## What you should do:
Figure out how many lines of the listing include the string "nullptr"; the reply is only that number.

#### Record excerpts ####

int vo_partition_enable(vo_ctx* ctx, int helper_sms)
{
    VO_CUDA_CHECK(cudaSetDevice(ctx->device));
    int rc = vo_drain_pending(ctx);
    if (rc) return rc;
    VO_CUDA_CHECK(cudaDeviceSynchronize());
    vo_drop_graphs(ctx);
    vo_partition_destroy(ctx);
    if (helper_sms <= 0) return VO_OK;
    PFN_cuDeviceGet dget; PFN_cuDeviceGetDevResource getres; PFN_cuDevSmResourceSplitByCount split;
    PFN_cuDevResourceGenerateDesc gendesc; PFN_cuGreenCtxCreate create; PFN_cuGreenCtxStreamCreate screate;
    if (!drv("cuDeviceGet", &dget) || !drv("cuDeviceGetDevResource", &getres) || !drv("cuDevSmResourceSplitByCount", &split) ||
        !drv("cuDevResourceGenerateDesc", &gendesc) || !drv("cuGreenCtxCreate", &create) || !drv("cuGreenCtxStreamCreate", &screate)) {
        vo_set_error(ctx, "sm_partition: this driver has no green-context API");
        return VO_E_UNSUPPORTED;
    }
    CUdevice dev;
    CUdevResource all, part[1], rest;
    unsigned int nb = 1;
    CUresult r;
    if ((r = dget(&dev, ctx->device)) != CUDA_SUCCESS || (r = getres(dev, &all, CU_DEV_RESOURCE_TYPE_SM)) != CUDA_SUCCESS ||
        (r = split(part, &nb, &all, &rest, 0, (unsigned)helper_sms)) != CUDA_SUCCESS || nb != 1) {
        vo_set_error(ctx, "sm_partition: splitting off %d SMs failed (driver error %d)", helper_sms, (int)r);
        return VO_E_UNSUPPORTED;
    }
    CUdevResource* rs[2] = {&part[0], &rest};
    for (int k = 0; k < 2; k++) {
        CUdevResourceDesc desc;
        CUgreenCtx g;
        if ((r = gendesc(&desc, rs[k], 1)) != CUDA_SUCCESS || (r = create(&g, desc, dev, CU_GREEN_CTX_DEFAULT_STREAM)) != CUDA_SUCCESS) {
            vo_set_error(ctx, "sm_partition: cuGreenCtxCreate failed (driver error %d)", (int)r);
            vo_partition_destroy(ctx);
            return VO_E_UNSUPPORTED;
        }
        ctx->part_gctx[k] = g;
    }
    ctx->part_helper_sms = (int)part[0].sm.smCount; ctx->part_lk_sms = (int)rest.sm.smCount;
    for (int c = 0; c < VO_LANES; c++) {
        CUstream a, b;
        if ((r = screate(&a, (CUgreenCtx)ctx->part_gctx[0], CU_STREAM_NON_BLOCKING, 0)) != CUDA_SUCCESS ||
            (r = screate(&b, (CUgreenCtx)ctx->part_gctx[1], CU_STREAM_NON_BLOCKING, 0)) != CUDA_SUCCESS) {
            vo_set_error(ctx, "sm_partition: cuGreenCtxStreamCreate failed (driver error %d)", (int)r);
            vo_partition_destroy(ctx);
            return VO_E_UNSUPPORTED;
        }
        vo_ctx::Lane& L = ctx->lane[c];
        L.pre = L.lk = (cudaStream_t)b;
        L.post = (cudaStream_t)a;
    }
    ctx->part_on = true;
    return VO_OK;
}

int vo_drain_pending(vo_ctx* ctx)
{
    for (auto& p : ctx->pending)
        if (p.active) {
            VO_CUDA_CHECK(cudaEventSynchronize(p.done));
            p.active = false;
        }
    if (ctx->seq_inflight > 0 && ctx->lane[0].side) VO_CUDA_CHECK(cudaStreamSynchronize(ctx->lane[0].side));
    return VO_OK;
}

void vo_drop_graphs(vo_ctx* ctx)
{
    for (auto& g : ctx->graphs) cudaGraphExecDestroy(g.exec);
    ctx->graphs.clear();
}

static bool same_key(const GraphKey& a, const GraphKey& b)
{
    return a.kind == b.kind && a.s == b.s && a.tma == b.tma && a.u0 == b.u0 && a.n == b.n && a.max_pts == b.max_pts &&
           a.detect == b.detect && a.slot == b.slot && a.parity == b.parity && a.bgr == b.bgr;
}

int vo_run_graph(vo_ctx* ctx, const GraphKey& key, const std::function<int()>& launch)
{
    if (!ctx->use_graphs) return launch();
    for (auto& g : ctx->graphs)
        if (same_key(g.key, key)) {
            VO_CUDA_CHECK(cudaGraphLaunch(g.exec, key.s));
            ctx->launches += g.launches;
            return VO_OK;
        }
    const bool timing = ctx->lk_timing;
    const long long before = ctx->launches;
    ctx->lk_timing = false;
    cudaGraph_t graph = nullptr;
    VO_CUDA_CHECK(cudaStreamBeginCapture(key.s, cudaStreamCaptureModeThreadLocal));
    int rc = launch();
    cudaError_t e = cudaStreamEndCapture(key.s, &graph);
    ctx->lk_timing = timing;
    if (rc) { if (graph) cudaGraphDestroy(graph); return rc; }
    VO_CUDA_CHECK(e);
    vo_ctx::CachedGraph g;
    g.key = key;
    g.launches = ctx->launches - before;
    VO_CUDA_CHECK(cudaGraphInstantiate(&g.exec, graph, 0));
    cudaGraphDestroy(graph);
    ctx->graphs.push_back(g);
    VO_CUDA_CHECK(cudaGraphLaunch(g.exec, key.s));
    return VO_OK;
}

int vo_ensure_lanes(vo_ctx* ctx)
{
    if (ctx->fork_ev) return VO_OK;
    VO_CUDA_CHECK(cudaEventCreateWithFlags(&ctx->fork_ev, cudaEventDisableTiming));
    for (auto& L : ctx->lane) {
        VO_CUDA_CHECK(cudaStreamCreateWithFlags(&L.side, cudaStreamNonBlocking));
        VO_CUDA_CHECK(cudaEventCreateWithFlags(&L.join, cudaEventDisableTiming));
        for (cudaEvent_t& e : L.ev) VO_CUDA_CHECK(cudaEventCreateWithFlags(&e, cudaEventDisableTiming));
    }
    return VO_OK;
}

template <typename T>
static int write_table(vo_ctx* ctx, std::vector<T>& host, T* dev, int u0, int n, const T* e)
{
    const size_t e0 = (size_t)(1 + u0);
    if (memcmp(host.data() + e0, e, n * sizeof(T)) == 0) return VO_OK;
    memcpy(host.data() + e0, e, n * sizeof(T));
    for (auto& p : ctx->pending)
        if (p.active) VO_CUDA_CHECK(cudaStreamWaitEvent(ctx->stream, p.done, 0));
    VO_CUDA_CHECK(cudaMemcpyAsync(dev + e0, host.data() + e0, n * sizeof(T), cudaMemcpyHostToDevice, ctx->stream));
    return VO_OK;
}

int vo_write_calib(vo_ctx* ctx, int u0, int n, const CamCalib* c) { return write_table(ctx, ctx->cal, ctx->d_cal_tab, u0, n, c); }

int vo_write_params(vo_ctx* ctx, int u0, int n, const UnitParams* e) { return write_table(ctx, ctx->par, ctx->d_par_tab, u0, n, e); }

int vo_set_calibration(vo_ctx* ctx, int u0, int n, const float* P_l, const float* P_r, int n_mat)
{
    std::vector<CamCalib> c(n);
    for (int i = 0; i < n; i++) c[i] = vo_calib_from(P_l + 12 * (i % n_mat), P_r + 12 * (i % n_mat));
    return vo_write_calib(ctx, u0, n, c.data());
}

void vo_free_state(vo_ctx* ctx)
{
    vo_drop_graphs(ctx);
    for (void* p : ctx->allocs) cudaFree(p);
    ctx->allocs.clear();
    if (ctx->d_seq_state) cudaFree(ctx->d_seq_state);
    ctx->d_seq_state = nullptr; ctx->seq_n_cap = 0;
    ctx->d_feat_pts = nullptr; ctx->d_feat_ages = nullptr; ctx->d_feat_cnt = ctx->d_bucket = ctx->d_seq_err = ctx->d_seq_live = nullptr;
    ctx->d_out = nullptr; ctx->out_stride = 0; ctx->out_per = 0;
    ctx->d_cal_tab = ctx->d_cal = nullptr;
    ctx->d_par_tab = ctx->d_par = nullptr;
    ctx->d_geo = nullptr;
    ctx->w = ctx->h = ctx->units = 0;
}

template <typename T>
static cudaError_t dalloc(vo_ctx* ctx, T** p, size_t count)
{
    void* q = nullptr;
    cudaError_t e = cudaMalloc(&q, count * sizeof(T) + 256);
    if (e == cudaSuccess) { ctx->allocs.push_back(q); *p = (T*)q; }
    return e;
}

typedef CUresult (*PFN_encodeTiled)(CUtensorMap*, CUtensorMapDataType, cuuint32_t, void*, const cuuint64_t*,
                                    const cuuint64_t*, const cuuint32_t*, const cuuint32_t*, CUtensorMapInterleave,
                                    CUtensorMapSwizzle, CUtensorMapL2promotion, CUtensorMapFloatOOBfill);

static int encode_maps(vo_ctx* ctx)
{
    void* fn = nullptr;
    cudaDriverEntryPointQueryResult qres;
    VO_CUDA_CHECK(cudaGetDriverEntryPoint("cuTensorMapEncodeTiled", &fn, cudaEnableDefault, &qres));
    if (!fn || qres != cudaDriverEntryPointSuccess) {
        vo_set_error(ctx, "cuTensorMapEncodeTiled not available from the driver");
        return VO_E_CUDA;
    }
    PFN_encodeTiled enc = (PFN_encodeTiled)fn;
    const int n_img = ctx->units * 4;
    for (int l = 0; l < ctx->pg.nlevels; l++) {
        const LevelGeom& g = ctx->pg.lv[l];
        {
            cuuint64_t dims[3] = {(cuuint64_t)g.pitch, (cuuint64_t)g.hp, (cuuint64_t)n_img};
            cuuint64_t strides[2] = {(cuuint64_t)g.pitch, (cuuint64_t)g.plane};
            cuuint32_t box_i[3] = {48, 22, 1}, box_j[3] = {48, 32, 1};
            cuuint32_t estr[3] = {1, 1, 1};
            CUresult r = enc(&ctx->maps.img_i[l], CU_TENSOR_MAP_DATA_TYPE_UINT8, 3, g.img, dims, strides, box_i, estr,
                             CU_TENSOR_MAP_INTERLEAVE_NONE, CU_TENSOR_MAP_SWIZZLE_NONE,
                             CU_TENSOR_MAP_L2_PROMOTION_NONE, CU_TENSOR_MAP_FLOAT_OOB_FILL_NONE);
            if (r == CUDA_SUCCESS)
                r = enc(&ctx->maps.img_j[l], CU_TENSOR_MAP_DATA_TYPE_UINT8, 3, g.img, dims, strides, box_j, estr,
                        CU_TENSOR_MAP_INTERLEAVE_NONE, CU_TENSOR_MAP_SWIZZLE_NONE,
                        CU_TENSOR_MAP_L2_PROMOTION_NONE, CU_TENSOR_MAP_FLOAT_OOB_FILL_NONE);
            if (r != CUDA_SUCCESS) { vo_set_error(ctx, "cuTensorMapEncodeTiled(u8 level %d) failed: %d", l, (int)r); return VO_E_CUDA; }
        }
        {
            cuuint64_t dims[3] = {(cuuint64_t)g.pitch, (cuuint64_t)g.hp, (cuuint64_t)n_img};
            cuuint64_t strides[2] = {(cuuint64_t)g.pitch * 4, (cuuint64_t)g.plane * 4};
            cuuint32_t box[3] = {28, 22, 1};
            cuuint32_t estr[3] = {1, 1, 1};
            CUresult r = enc(&ctx->maps.der[l], CU_TENSOR_MAP_DATA_TYPE_UINT32, 3, g.der, dims, strides, box, estr,
                             CU_TENSOR_MAP_INTERLEAVE_NONE, CU_TENSOR_MAP_SWIZZLE_NONE,
                             CU_TENSOR_MAP_L2_PROMOTION_NONE, CU_TENSOR_MAP_FLOAT_OOB_FILL_NONE);
            if (r != CUDA_SUCCESS) { vo_set_error(ctx, "cuTensorMapEncodeTiled(deriv level %d) failed: %d", l, (int)r); return VO_E_CUDA; }
        }
    }
    return VO_OK;
}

####

## The answer:
9